If multiple processes are writing to the terminal, the data could be interleaved on the terminal.

The algorithm terminal_read is given below:

terminal_read
{
	if (no data on canonical clist)
	{
		while (no data on raw clist)
		{
			if (tty opened with no delay option)
				return;
			if (tty in raw mode based on timer and timer not active)
				arrange for timer wakeup (callout table);
			sleep (event: data arrives from terminal);
		}
		
		// there is data on raw clist
		if (tty in raw mode)
			copy all data from raw clist to canonical clist;
		else		// tty is in canonical mode
		{
			while (characters on raw clist)
			{
				copy one character at a time from raw clist to canonical clist:
					do erase, kill processing;
				if (char is carriage return or end-of-file)
					break;
			}
		}
	}
	
	while (characters on canonical list and read count not satisfied)
		copy from cblocks on canonical list to user address space;
}

The case for tty in raw mode based on timer and timer not active is studied below. Rest of the algorithm is self explanatory.

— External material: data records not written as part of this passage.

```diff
+    if (KEPT && a.count && lane == 0 && n_loads) atomicAdd(a.count, n_loads);
 }
 void launch_pieces_rows(const PiecesRowsArgs &a, uint32_t n_blocks, hipStream_t st)
 {
@@ -769,6 +812,12 @@
     const unsigned gy = (unsigned)((a.n_samples + spw - 1) / spw);
     const size_t lds = (((size_t)a.cap + 16) * 2 + 15) / 16 * 16 + (size_t)PR_WAVES * (a.cap / 8 + 4) * 4;
     if (a.keep) {
+        b.full_pieces = knob("kept_full_pieces") ? 1 : 0;
+        b.count = nullptr;
+        if (knob("kept_count_ranks") && hipGetSymbolAddress((void **)&b.count, HIP_SYMBOL(g_kept_counts)) != hipSuccess) {
+            b.count = nullptr;
+            fprintf(stderr, "[skx] kept_count_ranks: no address for the counters, nothing is counted\n");
+        }
         (void)hipFuncSetAttribute((const void *)pieces_rows_kernel<true>, hipFuncAttributeMaxDynamicSharedMemorySize, (int)lds);
         hipLaunchKernelGGL(pieces_rows_kernel<true>, dim3(n_blocks, gy), dim3(64 * PR_WAVES), lds, st, b);
     } else {
diff --git a/ska.rust_amd/csrc/skx_device.h b/ska.rust_amd/csrc/skx_device.h
--- a/ska.rust_amd/csrc/skx_device.h
+++ b/ska.rust_amd/csrc/skx_device.h
@@ -161,6 +161,7 @@
     const uint8_t *keep = nullptr; const uint64_t *kpos = nullptr;
     int mask_ambig = 0;
     int samples_per_wg = 0;
+    int full_pieces = 0; unsigned long long *count = nullptr;
 };
 void launch_pieces_rows(const PiecesRowsArgs &a, uint32_t n_blocks, hipStream_t st);
 
@@ -186,7 +187,8 @@
 void launch_scan_u8(const uint8_t *flags, uint64_t *pos, uint64_t n, uint32_t *sums, uint64_t *offs, hipStream_t st);
 void launch_compact_matrix(const uint8_t *in, uint64_t in_pitch, uint8_t *out, uint64_t out_pitch, int n_samples,
                            uint64_t n_cols, const uint8_t *keep, const uint64_t *pos, int mask_ambig, hipStream_t st);
-void launch_compact_u32(const uint32_t *in, uint32_t *out, uint64_t n, const uint8_t *keep, const uint64_t *pos, hipStream_t st);
+void launch_compact_stats(const uint32_t *in_p, const uint32_t *in_u, const uint32_t *in_m, const uint32_t *in_v, uint32_t *out_p, uint32_t *out_u, uint32_t *out_m,
+                          uint32_t *out_v, uint64_t n, const uint8_t *keep, const uint64_t *pos, hipStream_t st);
 void launch_compact_u64(const uint64_t *in, uint64_t *out, uint64_t n, const uint8_t *keep, const uint64_t *pos, hipStream_t st);
 void launch_compact_u128(const uint64_t *in, uint64_t *out, uint64_t n, const uint8_t *keep, const uint64_t *pos, hipStream_t st);
 void launch_mask_ambig_stats(uint32_t *mask, uint64_t n, hipStream_t st);
diff --git a/ska.rust_amd/csrc/skx_device2.inc b/ska.rust_amd/csrc/skx_device2.inc
--- a/ska.rust_amd/csrc/skx_device2.inc
+++ b/ska.rust_amd/csrc/skx_device2.inc
@@ -141,11 +141,22 @@
     for (uint64_t c = (uint64_t)blockIdx.x * blockDim.x + threadIdx.x; c < n; c += (uint64_t)gridDim.x * blockDim.x)
         if (keep[c] == 1) out[pos[c]] = in[c];
 }
-void launch_compact_u32(const uint32_t *in, uint32_t *out, uint64_t n, const uint8_t *keep, const uint64_t *pos, hipStream_t st)
+__global__ void compact_stats_kernel(const uint32_t *in_p, const uint32_t *in_u, const uint32_t *in_m, const uint32_t *in_v, uint32_t *out_p, uint32_t *out_u,
+                                     uint32_t *out_m, uint32_t *out_v, uint64_t n, const uint8_t *keep, const uint64_t *pos)
+{
+    for (uint64_t c = (uint64_t)blockIdx.x * blockDim.x + threadIdx.x; c < n; c += (uint64_t)gridDim.x * blockDim.x) {
+        if (keep[c] != 1) continue;
+        const uint64_t o = pos[c];
+        const uint32_t p = in_p[c], u = in_u[c], m = in_m[c], v = in_v[c];
+        out_p[o] = p; out_u[o] = u; out_m[o] = m; out_v[o] = v;
+    }
+}
+void launch_compact_stats(const uint32_t *in_p, const uint32_t *in_u, const uint32_t *in_m, const uint32_t *in_v, uint32_t *out_p, uint32_t *out_u, uint32_t *out_m,
+                          uint32_t *out_v, uint64_t n, const uint8_t *keep, const uint64_t *pos, hipStream_t st)
 {
     if (!n) return;
     uint64_t g = (n + 255) / 256; if (g > 8192) g = 8192;
-    hipLaunchKernelGGL(compact_vec_kernel<uint32_t>, dim3((unsigned)g), dim3(256), 0, st, in, out, n, keep, pos);
+    hipLaunchKernelGGL(compact_stats_kernel, dim3((unsigned)g), dim3(256), 0, st, in_p, in_u, in_m, in_v, out_p, out_u, out_m, out_v, n, keep, pos);
 }
 void launch_compact_u64(const uint64_t *in, uint64_t *out, uint64_t n, const uint8_t *keep, const uint64_t *pos, hipStream_t st)
 {
```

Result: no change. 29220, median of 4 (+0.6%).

The Terminal Driver in Raw Mode

When a process sets terminal parameters, it does so for all processes using the terminal. The terminal settings are not automatically reset when the process that changed the setting exits.

When processes put the terminal into raw mode, where the line discipline transmits characters exactly as the user typed them. Still the kernel must know when to satisfy user read calls, since the carriage return is treated as an ordinary input character. It satisfies read system calls after a minimum number of characters are input at the terminal. In the latter case, the kernel times the entry of characters from the terminal by placing entries into callout table. When the particular criterion is met, the line discipline interrupt handler awakens all sleeping processes. The driver moves all characters from the raw clist to the canonical clist and satisfies the process read request, following the same algorithm as for the canonical case.

Terminal Polling

It is sometimes convenient to poll a device, that is, to read it if there is data present but to continue regular processing otherwise. It is achieved by opening the terminal with the "no delay" option, subsequent reads will not sleep if there is no data present but will return immediately.

The BSD system has a select system call that allows device polling:

select (nfds, rfds, wfds, efds, timeout);

where nfds gives the number of file descriptors being selected, and rfds, wfds and efds point to bit masks that "select" open file descriptors. That is, the bit 1 << fd is set if a user wants to select file descriptor. timeout indicates how long select should sleep, waiting for data to arrive.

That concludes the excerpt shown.